### Exercise:
Filter the entries for the string "enum". Copy each line that has it.

┌─ Provided data

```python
def conv_bn_act(x, w, bias, res=None, stride=1, pad=0, relu=True, out_hw=None, variant=-1,
                naive=False, ksplit=None):
    _need_cuda(x, w, bias, res)
    B, H, W, Cin = x.shape
    Cout, R, S, Cin2 = w.shape
    if Cin2 != Cin:
        raise ValueError('Cin mismatch')
    if out_hw is None:
        OH = (H + 2 * pad - R) // stride + 1
        OW = (W + 2 * pad - S) // stride + 1
    else:
        OH, OW = out_hw
    y = torch.empty(B, OH, OW, Cout, dtype=x.dtype, device=x.device)
    args = [ptr(x), ptr(w), ptr(bias), ptr(res), ptr(y), B, H, W, Cin, Cout, R, S, stride, pad, OH,
            OW, int(bool(relu)), _dtype_code(x)]
    if ksplit is not None:
        n = max(int(ksplit), 1)
        if ksplit < 0:
            q = ctypes.c_int()
            shape = (B, H, W, Cin, Cout, R, S, stride, pad, OH, OW, int(res is not None))
            if variant < 0:
                call('dir_conv_heuristic', *shape, ctypes.create_string_buffer(64), 64, ctypes.byref(q))
            else:
                call('dir_conv_variant_splitk', int(variant), *shape, ctypes.byref(q))
            n = q.value
        scratch = torch.empty(n * B * OH * OW * Cout if n > 1 else 0, dtype=torch.float32, device=x.device)
        used = ctypes.c_int()
        call('dir_conv_bn_act_splitk', *args, int(variant), int(ksplit), ptr(scratch), scratch.numel() * 4,
             ctypes.byref(used), stream_ptr())
        conv_bn_act.last_ksplit = used.value
    elif naive:
        call('dir_conv_bn_act_naive', *args, stream_ptr())
    else:
        call('dir_conv_bn_act', *args, int(variant), stream_ptr())
    return y


def conv_c3c1(t2, w3, bias3, res, w1, bias1, relu3=True, relu1=True):
    _need_cuda(t2, w3, bias3, res, w1, bias1)
    B, H, W, P = t2.shape
    P2 = w1.shape[0]
    y = torch.empty(B, H, W, 4 * P, dtype=t2.dtype, device=t2.device)
    t1 = torch.empty(B, H, W, P2, dtype=t2.dtype, device=t2.device)
    call('dir_conv_c3c1', ptr(t2), ptr(w3), ptr(bias3), ptr(res), ptr(y), ptr(w1), ptr(bias1), ptr(t1), B, H, W, P, P2,
         int(bool(relu3)), int(bool(relu1)), _dtype_code(t2), stream_ptr())
    return y, t1


def conv_c3c1_ds(t2, x, wcat, bias, w1, bias1, relu3=True, relu1=True):
    _need_cuda(t2, x, wcat, bias, w1, bias1)
    B, H, W, P = t2.shape
    y = torch.empty(B, H, W, 256, dtype=t2.dtype, device=t2.device)
    t1 = torch.empty(B, H, W, 64, dtype=t2.dtype, device=t2.device)
    call('dir_conv_c3c1_ds', ptr(t2), ptr(x), ptr(wcat), ptr(bias), ptr(y), ptr(w1), ptr(bias1), ptr(t1), B, H, W,
         int(bool(relu3)), int(bool(relu1)), _dtype_code(t2), stream_ptr())
    return y, t1


def conv_c3c1_wpair(t2, w3, bias3, res, w1, bias1, relu3=True, relu1=True):
    (w3h, w3l), (w1h, w1l) = w3, w1
    _need_cuda(t2, w3h, w3l, bias3, res, w1h, bias1)
    B, H, W, P = t2.shape
    P2 = w1h.shape[0]
    y = torch.empty(B, H, W, 4 * P, dtype=t2.dtype, device=t2.device)
    t1 = torch.empty(B, H, W, P2, dtype=t2.dtype, device=t2.device)
# ... 299 lines not shown
```

### include/dir_engine.h

```cpp
#ifndef DIR_ENGINE_H
#define DIR_ENGINE_H

#include <stddef.h>
#include <stdint.h>

#ifdef __cplusplus
extern "C" {
#endif

typedef enum dir_status {
    DIR_OK = 0,
    DIR_ERR_INVALID = -1,
    DIR_ERR_STATE = -2,
    DIR_ERR_MISSING = -3,
    DIR_ERR_WORKSPACE = -4,
    DIR_ERR_HIP = -5,
    DIR_ERR_NOMEM = -6,
    DIR_ERR_RANGE = -7
} dir_status;

typedef enum dir_dtype {
    DIR_BF16 = 0,
    DIR_FP16 = 1,
    DIR_F32 = 2,
// ... 58 lines not shown
                         int Cout, int R, int S, int stride, int pad, int OH, int OW, int relu, void* stream);
int dir_conv_pair_dual(const void* t2_hi, const void* t2_lo, const void* x_hi, const void* x_lo, const void* wcat_hi,
                       const void* wcat_lo, const float* bias, void* y_hi, void* y_lo, int B, int H, int W, int Cin,
                       int Cout, int relu, void* stream);
int dir_prep_input_pair(const void* img, int img_format, const float* mean3, const float* std3, void* out_hi,
                        void* out_lo, int B, int H, int W, void* stream);
int dir_stem_pool_pair(const void* s2d_hi, const void* s2d_lo, const void* w_hi, const void* w_lo, const float* bias,
                       void* y_hi, void* y_lo, int B, int H2, int W2, int OH, int OW, void* stream);
int dir_stem_pool_u8(const void* img_u8, const float* w_oihw, const float* bn_scale, const float* bn_bias, const float* mean3,
                     const float* std3, void* s2d_ws, void* y_hi, void* y_lo, int B, int H, int W, int seg_tiles, void* stream);
int dir_engine_overflow(dir_engine* e, void* stream, int* overflowed);

int dir_engine_autotune(dir_engine* e, int B, int H, int W, void* workspace,
                        size_t workspace_bytes, void* stream);
int dir_engine_tuning_export(const dir_engine* e, char* buf, size_t cap, size_t* needed);
int dir_engine_tuning_import(dir_engine* e, const char* text);

typedef struct dir_prof_record {
    char     name[48];
    char     kernel[48];
    double   flops;
    double   bytes;
    float    ms;
} dir_prof_record;
int dir_engine_set_profiling(dir_engine* e, int enabled);
int dir_engine_profile_pause(dir_engine* e, int paused);
int dir_engine_get_profile(dir_engine* e, dir_prof_record* out, int cap, int* n);

int dir_conv_variant_count(void);
int dir_conv_variant_name(int variant, char* buf, int cap);
int dir_conv_bn_act(const void* x, const void* w, const float* bias, const void* res, void* y,
                    int B, int H, int W, int Cin, int Cout, int R, int S, int stride,
                    int pad, int OH, int OW, int relu, int dtype, int variant, void* stream);
int dir_conv_heuristic(int B, int H, int W, int Cin, int Cout, int R, int S, int stride, int pad, int OH,
                       int OW, int has_residual, char* name, int cap, int* ksplit);
int dir_conv_variant_admissible(int variant, int B, int H, int W, int Cin, int Cout, int R, int S, int stride, int pad,
                                int OH, int OW, int has_residual, int* admissible);
int dir_conv_variant_splitk(int variant, int B, int H, int W, int Cin, int Cout, int R, int S, int stride, int pad,
                            int OH, int OW, int has_residual, int* ksplit);
int dir_conv_bn_act_splitk(const void* x, const void* w, const float* bias, const void* res, void* y,
                           int B, int H, int W, int Cin, int Cout, int R, int S, int stride, int pad,
                           int OH, int OW, int relu, int dtype, int variant, int ksplit, void* scratch,
                           size_t scratch_bytes, int* ksplit_used, void* stream);
int dir_conv_c3c1(const void* t2, const void* w3, const float* bias3, const void* res, void* y, const void* w1,
                  const float* bias1, void* t1, int B, int H, int W, int P, int P2, int relu3, int relu1, int dtype,
                  void* stream);
int dir_conv_dual(const void* t2, const void* x, const void* wcat, const float* bias, void* y, int B, int OH, int OW,
                  int Cin, int Cout, int Cin2, int H2, int W2, int stride2, int relu, int dtype, void* stream);
int dir_conv_c3c1_ds(const void* t2, const void* x, const void* wcat, const float* bias, void* y, const void* w1,
                     const float* bias1, void* t1, int B, int H, int W, int relu3, int relu1, int dtype,
                     void* stream);
int dir_conv_c3c1_wpair(const void* t2, const void* w3, const void* w3_lo, const float* bias3, const void* res, void* y,
                        const void* w1, const void* w1_lo, const float* bias1, void* t1, int B, int H, int W, int P2,
                        int relu3, int relu1, void* stream);
int dir_conv_c3c1_ds_wpair(const void* t2, const void* x, const void* x_lo, const void* wcat, const void* wcat_lo,
                           const float* bias, void* y, const void* w1, const void* w1_lo, const float* bias1, void* t1,
                           int B, int H, int W, int relu3, int relu1, void* stream);
int dir_conv_bn_act_naive(const void* x, const void* w, const float* bias, const void* res,
                          void* y, int B, int H, int W, int Cin, int Cout, int R, int S,
                          int stride, int pad, int OH, int OW, int relu, int dtype, void* stream);
int dir_prep_input(const void* img, int img_format, const float* mean3, const float* std3,
                   void* out, int B, int H, int W, int dtype, void* stream);
int dir_stem_pool(const void* s2d, const void* w, const float* bias, void* y, int B, int H2, int W2,
                  int OH, int OW, int dtype, void* stream);
int dir_resize_workspace_bytes(int B, int H, int W, int OH, int OW, size_t* bytes);
int dir_resize_bilinear_u8(const void* src, void* dst, int B, int H, int W, int OH, int OW,
// ... 44 lines not shown
```

Before: 2436.

## Add persistent warp-specialized 3x3 patch conv kernel with cross-tile prefetch

Adds a persistent variant of the 3x3 stride-1 patch conv kernel that launches one block per CU and loops over output tiles. Loader waves prefetch the next tile's input plane and weights, and write back the previous tile's staged outputs while compute waves run, so DMA, epilogue and MFMA work overlap across tiles and the per-block launch and tail costs are spread out. It is picked by default when there are more blocks than CUs, Cin is a multiple of 64 and there is no residual; an environment flag turns it off. A separate conv entry point that takes an overflow word is also exposed; this is new API surface rather than a speed change. The risks are a more complex vmcnt and barrier schedule and less parallelism on small layers.

Result: no change. 2441, median of 6 (+0.2%).

```diff
diff --git a/deep-image-retrieval_amd/csrc/c_api.hip b/deep-image-retrieval_amd/csrc/c_api.hip
--- a/deep-image-retrieval_amd/csrc/c_api.hip
+++ b/deep-image-retrieval_amd/csrc/c_api.hip
@@ -461,6 +461,18 @@
     DIR_CATCH
 }
 
+int dir_conv_bn_act_ovf(const void* x, const void* w, const float* bias, const void* res, void* y,
+                        int B, int H, int W, int Cin, int Cout, int R, int S, int stride, int pad,
+                        int OH, int OW, int relu, int dtype, int variant, int* ovf, void* stream) {
+    DIR_TRY
+    ConvArgs a;
+    int rc = fill_conv_args(a, x, w, bias, res, y, B, H, W, Cin, Cout, R, S, stride, pad, OH, OW, relu);
+    if (rc != DIR_OK) return rc;
+    a.ovf = ovf;
+    return conv_launch(a, dtype, variant, (hipStream_t)stream);
+    DIR_CATCH
+}
+
 int dir_conv_bn_act_splitk(const void* x, const void* w, const float* bias, const void* res, void* y,
                            int B, int H, int W, int Cin, int Cout, int R, int S, int stride, int pad,
                            int OH, int OW, int relu, int dtype, int variant, int ksplit, void* scratch,
diff --git a/deep-image-retrieval_amd/csrc/conv_patchw.hip b/deep-image-retrieval_amd/csrc/conv_patchw.hip
--- a/deep-image-retrieval_amd/csrc/conv_patchw.hip
+++ b/deep-image-retrieval_amd/csrc/conv_patchw.hip
@@ -1,3 +1,5 @@
+#include <type_traits>
+
 #include "dir_common.h"
 #include "conv_igemm.h"
 
@@ -442,6 +444,294 @@
     ovf.flush(a.ovf);
 }
 
+template <class DT>
+__global__ void __launch_bounds__(768) conv_patch3x3w_plc_kernel(const ConvArgs a) {
+    constexpr int TH = 16, TW = 32, PH = TH + 2, PW = TW + 2, PP = PH * PW;
+    constexpr int NLD = 256, BN = 128;
+    constexpr int NPL = (PP * 4 + NLD - 1) / NLD;
+    constexpr int PLANE_BYTES = NPL * NLD * 16;
+    constexpr int TN = 4, TMR = 2;
+    constexpr int WSTAGE = 3 * BN * 64, NBW = WSTAGE / (NLD * 16);
+    constexpr int NSTW = 3;
+    constexpr int W01_OFF = PLANE_BYTES;
+    constexpr int P1_OFF = PLANE_BYTES + 2 * WSTAGE;
+    constexpr int W2_OFF = P1_OFF + PLANE_BYTES;
+    constexpr int STG_OFF = P1_OFF, SROW = BN * 2, NSTH = TH * TW / 2 * SROW / (NLD * 16);
+    constexpr int NSTG = 4;
+    typedef typename DT::frag_t frag_t;
+    static_assert(W2_OFF + WSTAGE <= 160 * 1024 && NBW * NLD * 16 == WSTAGE, "LDS map");
+    static_assert(STG_OFF + TH * TW / 2 * SROW == W2_OFF + WSTAGE && NSTH == 16, "staging = plane buffer 1 + weight slot 2");
+
+    extern __shared__ __attribute__((aligned(16))) char smem[];
+
+    const int tid = threadIdx.x;
+    const int lane = tid & 63;
+    const int wave = __builtin_amdgcn_readfirstlane(tid >> 6);
+    const int lrow = lane & 31, lhi = lane >> 5;
+
+    const int NQ = a.Cin / 32;
+    const int NS = NQ * 3;
+    const int tiles_n = a.Cout / BN;
+    const int tiles_x = (a.OW + TW - 1) / TW;
+    const int tiles_y = (a.OH + TH - 1) / TH;
+    const int total = tiles_n * tiles_x * tiles_y * a.B;
+    const int my_tiles = (total - (int)blockIdx.x + (int)gridDim.x - 1) / (int)gridDim.x;
+    struct Tile {
+        int tile_n, b, oy0, ox0;
+    };
+    auto tile_at = [&](int k) {
+        int wg = xcd_remap((int)blockIdx.x + k * (int)gridDim.x, total);
+        Tile t;
+        t.tile_n = wg % tiles_n;
+        wg /= tiles_n;
+        t.ox0 = (wg % tiles_x) * TW;
+        wg /= tiles_x;
+        t.oy0 = (wg % tiles_y) * TH;
+        t.b = wg / tiles_y;
+        return t;
+    };
+    auto plane_at = [&](int q) { return smem + ((q & 1) ? P1_OFF : 0); };
+    auto slot_at = [&](int slot) { return smem + (slot == 2 ? W2_OFF : W01_OFF + slot * WSTAGE); };
+
+    if (wave >= 8) {
+        const int lt = tid - 512;
+        const int lw = wave - 8;
+        const __amdgpu_buffer_rsrc_t rsrc_x = __builtin_amdgcn_make_buffer_rsrc((void*)a.x, 0, a.x_bytes, 0x00020000);
+        const uint32_t y_bytes = (uint32_t)((size_t)a.B * a.OH * a.OW * a.Cout * 2);
+        const __amdgpu_buffer_rsrc_t rsrc_y = __builtin_amdgcn_make_buffer_rsrc((void*)a.y, 0, y_bytes, 0x00020000);
+        uint32_t pvoff[NPL];
+        auto set_pvoff = [&](const Tile& t) {
+#pragma unroll
+            for (int i = 0; i < NPL; ++i) {
+                const int P = i * NLD + lt;
+                const int p = P >> 2, pos = P & 3;
+                const int py = p / PW, px = p - py * PW;
+                const int iy = t.oy0 - 1 + py, ix = t.ox0 - 1 + px;
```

└─

### Written response:
typedef enum dir_status {
typedef enum dir_dtype {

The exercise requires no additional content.